# Data for review
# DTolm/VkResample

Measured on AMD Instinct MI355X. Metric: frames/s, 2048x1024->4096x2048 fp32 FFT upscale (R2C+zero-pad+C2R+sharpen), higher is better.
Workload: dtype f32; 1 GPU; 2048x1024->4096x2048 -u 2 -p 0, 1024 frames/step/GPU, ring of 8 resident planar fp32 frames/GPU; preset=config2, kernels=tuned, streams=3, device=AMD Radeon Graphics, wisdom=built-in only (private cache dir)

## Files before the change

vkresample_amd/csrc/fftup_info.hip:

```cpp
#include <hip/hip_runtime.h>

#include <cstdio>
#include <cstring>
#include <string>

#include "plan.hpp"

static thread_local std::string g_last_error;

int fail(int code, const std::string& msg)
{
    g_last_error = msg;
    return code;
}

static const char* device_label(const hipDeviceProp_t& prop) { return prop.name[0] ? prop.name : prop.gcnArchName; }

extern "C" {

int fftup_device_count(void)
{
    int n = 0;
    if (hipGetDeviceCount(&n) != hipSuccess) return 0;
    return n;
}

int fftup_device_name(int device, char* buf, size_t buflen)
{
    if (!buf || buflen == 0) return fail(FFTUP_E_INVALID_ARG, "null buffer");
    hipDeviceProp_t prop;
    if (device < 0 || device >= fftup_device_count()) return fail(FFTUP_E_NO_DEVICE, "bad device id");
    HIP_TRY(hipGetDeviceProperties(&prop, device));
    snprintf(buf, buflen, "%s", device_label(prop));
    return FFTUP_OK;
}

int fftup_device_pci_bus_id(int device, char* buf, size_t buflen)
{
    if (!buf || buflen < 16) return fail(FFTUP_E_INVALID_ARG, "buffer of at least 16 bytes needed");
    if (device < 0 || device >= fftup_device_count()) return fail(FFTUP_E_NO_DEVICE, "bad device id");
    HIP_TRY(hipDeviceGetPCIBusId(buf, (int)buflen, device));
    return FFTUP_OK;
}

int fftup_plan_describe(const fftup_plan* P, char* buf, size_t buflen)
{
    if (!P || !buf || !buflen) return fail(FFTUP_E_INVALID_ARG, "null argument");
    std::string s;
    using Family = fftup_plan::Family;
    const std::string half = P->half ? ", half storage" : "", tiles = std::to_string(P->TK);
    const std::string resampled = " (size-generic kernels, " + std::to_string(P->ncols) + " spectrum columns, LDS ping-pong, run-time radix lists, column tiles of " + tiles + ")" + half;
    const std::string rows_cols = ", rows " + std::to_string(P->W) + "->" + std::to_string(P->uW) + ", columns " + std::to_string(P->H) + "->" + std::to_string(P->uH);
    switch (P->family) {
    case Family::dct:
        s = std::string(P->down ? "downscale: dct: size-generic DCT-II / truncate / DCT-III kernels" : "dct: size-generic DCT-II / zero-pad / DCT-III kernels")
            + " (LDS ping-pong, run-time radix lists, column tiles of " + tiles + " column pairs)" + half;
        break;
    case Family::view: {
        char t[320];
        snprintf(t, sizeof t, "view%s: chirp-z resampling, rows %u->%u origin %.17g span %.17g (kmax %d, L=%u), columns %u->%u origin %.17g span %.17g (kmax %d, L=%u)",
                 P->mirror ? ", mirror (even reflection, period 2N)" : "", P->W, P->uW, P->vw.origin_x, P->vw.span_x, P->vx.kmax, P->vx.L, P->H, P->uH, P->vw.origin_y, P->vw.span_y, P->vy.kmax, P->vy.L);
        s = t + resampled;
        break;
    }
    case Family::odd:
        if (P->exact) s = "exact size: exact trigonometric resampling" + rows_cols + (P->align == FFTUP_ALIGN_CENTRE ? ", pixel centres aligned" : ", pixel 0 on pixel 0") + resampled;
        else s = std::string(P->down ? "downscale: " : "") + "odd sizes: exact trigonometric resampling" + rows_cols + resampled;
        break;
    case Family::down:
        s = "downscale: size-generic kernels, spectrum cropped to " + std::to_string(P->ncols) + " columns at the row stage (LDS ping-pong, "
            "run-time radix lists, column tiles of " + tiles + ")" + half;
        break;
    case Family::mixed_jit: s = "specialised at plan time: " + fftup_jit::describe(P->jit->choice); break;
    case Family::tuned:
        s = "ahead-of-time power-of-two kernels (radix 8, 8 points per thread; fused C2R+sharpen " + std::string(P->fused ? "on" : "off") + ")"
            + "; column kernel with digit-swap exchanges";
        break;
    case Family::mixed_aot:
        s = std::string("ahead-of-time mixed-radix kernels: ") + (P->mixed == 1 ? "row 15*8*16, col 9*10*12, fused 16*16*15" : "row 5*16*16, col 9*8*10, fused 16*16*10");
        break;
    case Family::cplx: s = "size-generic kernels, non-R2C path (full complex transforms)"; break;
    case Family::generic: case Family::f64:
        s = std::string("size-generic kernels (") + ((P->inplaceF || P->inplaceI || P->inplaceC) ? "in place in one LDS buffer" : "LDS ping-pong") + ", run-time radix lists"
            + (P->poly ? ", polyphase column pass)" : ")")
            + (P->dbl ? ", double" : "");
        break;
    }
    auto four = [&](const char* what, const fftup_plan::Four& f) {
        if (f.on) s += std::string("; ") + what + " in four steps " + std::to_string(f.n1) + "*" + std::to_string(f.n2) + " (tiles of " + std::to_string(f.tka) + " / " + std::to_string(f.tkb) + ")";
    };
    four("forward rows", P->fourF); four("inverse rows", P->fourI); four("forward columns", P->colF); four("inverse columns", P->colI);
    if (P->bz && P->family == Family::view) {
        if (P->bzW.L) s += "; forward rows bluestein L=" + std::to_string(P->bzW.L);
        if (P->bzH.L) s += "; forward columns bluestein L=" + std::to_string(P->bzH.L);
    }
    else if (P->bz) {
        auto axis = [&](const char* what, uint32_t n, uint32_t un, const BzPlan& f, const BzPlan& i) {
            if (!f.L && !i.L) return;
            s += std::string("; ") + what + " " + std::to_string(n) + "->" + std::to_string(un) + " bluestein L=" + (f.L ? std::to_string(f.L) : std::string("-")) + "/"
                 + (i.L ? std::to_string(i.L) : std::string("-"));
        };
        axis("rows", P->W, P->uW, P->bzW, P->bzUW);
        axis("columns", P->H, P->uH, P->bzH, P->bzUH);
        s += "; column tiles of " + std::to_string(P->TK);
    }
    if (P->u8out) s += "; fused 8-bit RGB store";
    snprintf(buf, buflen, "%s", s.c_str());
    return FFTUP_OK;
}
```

==

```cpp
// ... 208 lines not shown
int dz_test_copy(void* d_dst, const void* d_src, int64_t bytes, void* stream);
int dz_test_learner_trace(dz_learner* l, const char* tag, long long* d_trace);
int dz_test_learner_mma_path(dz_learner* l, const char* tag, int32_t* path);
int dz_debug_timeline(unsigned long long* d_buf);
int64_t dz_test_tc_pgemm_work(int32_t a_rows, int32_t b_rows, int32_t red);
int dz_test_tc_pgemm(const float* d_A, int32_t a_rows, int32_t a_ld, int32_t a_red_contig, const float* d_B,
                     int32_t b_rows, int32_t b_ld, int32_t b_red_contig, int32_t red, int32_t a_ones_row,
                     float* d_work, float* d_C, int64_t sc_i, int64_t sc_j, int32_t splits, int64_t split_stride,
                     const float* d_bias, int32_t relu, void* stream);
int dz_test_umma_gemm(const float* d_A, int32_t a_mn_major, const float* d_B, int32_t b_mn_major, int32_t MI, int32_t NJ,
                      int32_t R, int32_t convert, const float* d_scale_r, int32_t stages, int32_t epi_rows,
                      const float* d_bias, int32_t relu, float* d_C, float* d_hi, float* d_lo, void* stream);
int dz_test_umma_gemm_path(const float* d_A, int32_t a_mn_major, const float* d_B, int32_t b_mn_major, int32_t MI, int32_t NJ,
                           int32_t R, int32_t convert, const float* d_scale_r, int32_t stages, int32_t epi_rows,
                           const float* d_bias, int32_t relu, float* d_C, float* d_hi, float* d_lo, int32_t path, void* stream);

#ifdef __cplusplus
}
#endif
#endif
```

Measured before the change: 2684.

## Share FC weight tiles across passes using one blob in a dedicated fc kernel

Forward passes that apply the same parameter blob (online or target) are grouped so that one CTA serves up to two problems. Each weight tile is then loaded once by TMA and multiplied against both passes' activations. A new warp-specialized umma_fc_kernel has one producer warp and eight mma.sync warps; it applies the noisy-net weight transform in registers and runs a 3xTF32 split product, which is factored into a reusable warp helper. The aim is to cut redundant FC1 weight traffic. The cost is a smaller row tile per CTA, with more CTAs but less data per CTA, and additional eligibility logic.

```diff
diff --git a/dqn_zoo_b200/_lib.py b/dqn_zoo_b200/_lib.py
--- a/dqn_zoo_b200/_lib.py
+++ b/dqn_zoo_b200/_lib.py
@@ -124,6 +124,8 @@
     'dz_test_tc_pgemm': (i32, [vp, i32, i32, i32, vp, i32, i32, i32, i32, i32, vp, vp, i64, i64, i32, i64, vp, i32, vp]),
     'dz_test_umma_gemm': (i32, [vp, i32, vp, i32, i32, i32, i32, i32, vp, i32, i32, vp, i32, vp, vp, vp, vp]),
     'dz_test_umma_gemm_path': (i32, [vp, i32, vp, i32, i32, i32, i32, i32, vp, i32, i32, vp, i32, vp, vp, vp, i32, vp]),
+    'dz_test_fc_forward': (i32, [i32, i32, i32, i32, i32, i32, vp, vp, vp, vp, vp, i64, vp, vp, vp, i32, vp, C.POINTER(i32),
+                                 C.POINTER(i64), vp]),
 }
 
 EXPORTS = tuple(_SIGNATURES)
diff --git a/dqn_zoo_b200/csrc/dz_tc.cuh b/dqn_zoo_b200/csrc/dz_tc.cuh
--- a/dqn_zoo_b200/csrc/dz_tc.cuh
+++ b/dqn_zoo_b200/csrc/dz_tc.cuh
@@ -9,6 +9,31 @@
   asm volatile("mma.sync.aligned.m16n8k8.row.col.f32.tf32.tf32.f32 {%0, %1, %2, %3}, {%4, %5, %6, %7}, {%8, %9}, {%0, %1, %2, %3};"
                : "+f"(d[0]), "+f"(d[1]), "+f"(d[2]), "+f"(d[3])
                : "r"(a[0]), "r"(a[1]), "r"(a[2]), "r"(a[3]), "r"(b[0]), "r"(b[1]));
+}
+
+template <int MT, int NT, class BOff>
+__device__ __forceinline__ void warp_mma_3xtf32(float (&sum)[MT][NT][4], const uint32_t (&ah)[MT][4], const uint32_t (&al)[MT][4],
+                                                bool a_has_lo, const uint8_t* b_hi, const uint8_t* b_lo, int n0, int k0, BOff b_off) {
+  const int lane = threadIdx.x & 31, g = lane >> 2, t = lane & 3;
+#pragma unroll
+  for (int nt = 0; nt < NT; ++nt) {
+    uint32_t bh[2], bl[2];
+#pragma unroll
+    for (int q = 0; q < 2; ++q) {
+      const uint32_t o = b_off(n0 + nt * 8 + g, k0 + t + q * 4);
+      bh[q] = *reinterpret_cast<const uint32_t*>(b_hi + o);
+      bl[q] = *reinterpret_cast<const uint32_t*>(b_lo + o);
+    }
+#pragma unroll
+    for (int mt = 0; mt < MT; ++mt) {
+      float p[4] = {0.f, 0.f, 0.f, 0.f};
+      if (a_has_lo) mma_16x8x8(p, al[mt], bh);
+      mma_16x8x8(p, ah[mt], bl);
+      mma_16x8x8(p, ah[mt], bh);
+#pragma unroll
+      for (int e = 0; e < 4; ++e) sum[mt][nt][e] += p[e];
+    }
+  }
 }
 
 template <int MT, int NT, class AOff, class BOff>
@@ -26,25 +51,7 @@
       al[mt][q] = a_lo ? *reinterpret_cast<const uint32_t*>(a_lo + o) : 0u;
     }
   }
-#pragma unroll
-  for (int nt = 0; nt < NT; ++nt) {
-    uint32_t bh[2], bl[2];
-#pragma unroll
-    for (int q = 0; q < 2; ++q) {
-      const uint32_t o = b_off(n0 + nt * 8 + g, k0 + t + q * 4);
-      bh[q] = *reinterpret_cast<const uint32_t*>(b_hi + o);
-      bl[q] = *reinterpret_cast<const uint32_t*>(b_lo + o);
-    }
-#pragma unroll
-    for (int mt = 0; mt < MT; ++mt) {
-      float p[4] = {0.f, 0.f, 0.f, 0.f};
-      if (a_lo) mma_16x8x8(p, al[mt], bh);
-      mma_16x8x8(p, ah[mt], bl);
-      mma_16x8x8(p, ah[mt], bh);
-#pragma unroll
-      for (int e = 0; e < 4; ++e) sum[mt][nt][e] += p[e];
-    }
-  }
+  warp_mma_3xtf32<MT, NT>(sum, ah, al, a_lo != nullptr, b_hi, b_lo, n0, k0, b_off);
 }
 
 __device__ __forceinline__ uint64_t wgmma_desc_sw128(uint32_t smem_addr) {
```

---

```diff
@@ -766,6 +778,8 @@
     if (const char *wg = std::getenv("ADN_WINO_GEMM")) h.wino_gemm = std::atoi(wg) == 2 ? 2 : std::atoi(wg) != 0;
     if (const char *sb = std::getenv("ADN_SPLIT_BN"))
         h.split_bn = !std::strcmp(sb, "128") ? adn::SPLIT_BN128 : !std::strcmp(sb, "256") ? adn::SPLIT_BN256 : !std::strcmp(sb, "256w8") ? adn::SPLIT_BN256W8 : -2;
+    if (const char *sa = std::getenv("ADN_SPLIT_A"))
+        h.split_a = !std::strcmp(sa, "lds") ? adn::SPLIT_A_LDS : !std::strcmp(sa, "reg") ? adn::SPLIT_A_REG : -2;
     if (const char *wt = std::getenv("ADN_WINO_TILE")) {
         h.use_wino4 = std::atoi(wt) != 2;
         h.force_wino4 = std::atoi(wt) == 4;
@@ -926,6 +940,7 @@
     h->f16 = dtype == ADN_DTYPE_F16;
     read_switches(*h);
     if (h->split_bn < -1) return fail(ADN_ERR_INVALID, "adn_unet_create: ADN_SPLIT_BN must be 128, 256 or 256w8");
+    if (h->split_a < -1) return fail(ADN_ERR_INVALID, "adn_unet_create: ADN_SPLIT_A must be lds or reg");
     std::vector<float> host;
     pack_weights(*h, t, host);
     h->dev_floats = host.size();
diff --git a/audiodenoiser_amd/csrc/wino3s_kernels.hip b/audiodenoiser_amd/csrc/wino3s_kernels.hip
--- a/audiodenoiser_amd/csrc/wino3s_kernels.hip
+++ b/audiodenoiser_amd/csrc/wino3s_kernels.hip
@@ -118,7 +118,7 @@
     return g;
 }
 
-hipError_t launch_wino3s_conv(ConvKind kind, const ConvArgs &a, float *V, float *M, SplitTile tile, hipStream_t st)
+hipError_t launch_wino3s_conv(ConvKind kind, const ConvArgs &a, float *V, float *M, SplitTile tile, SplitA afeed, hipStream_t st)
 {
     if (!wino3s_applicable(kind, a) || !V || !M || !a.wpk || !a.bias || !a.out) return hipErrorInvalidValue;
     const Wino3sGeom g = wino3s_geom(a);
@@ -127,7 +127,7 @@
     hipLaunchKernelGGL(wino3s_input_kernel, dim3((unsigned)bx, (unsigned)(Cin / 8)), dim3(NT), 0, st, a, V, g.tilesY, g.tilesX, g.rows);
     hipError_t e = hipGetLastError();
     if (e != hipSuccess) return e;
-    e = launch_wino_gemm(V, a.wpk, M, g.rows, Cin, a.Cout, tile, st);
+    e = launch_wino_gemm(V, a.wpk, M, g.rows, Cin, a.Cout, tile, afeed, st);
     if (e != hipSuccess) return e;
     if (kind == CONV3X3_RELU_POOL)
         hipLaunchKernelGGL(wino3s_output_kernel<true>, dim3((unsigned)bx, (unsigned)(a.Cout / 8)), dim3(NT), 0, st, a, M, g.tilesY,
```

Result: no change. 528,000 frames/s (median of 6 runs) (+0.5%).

# Assignment
From the records above, copy every line that holds the word "passes".

# Response to the task
## Share FC weight tiles across passes using one blob in a dedicated fc kernel
Forward passes that apply the same parameter blob (online or target) are grouped so that one CTA serves up to two problems. Each weight tile is then loaded once by TMA and multiplied against both passes' activations. A new warp-specialized umma_fc_kernel has one producer warp and eight mma.sync warps; it applies the noisy-net weight transform in registers and runs a 3xTF32 split product, which is factored into a reusable warp helper. The aim is to cut redundant FC1 weight traffic. The cost is a smaller row tile per CTA, with more CTAs but less data per CTA, and additional eligibility logic.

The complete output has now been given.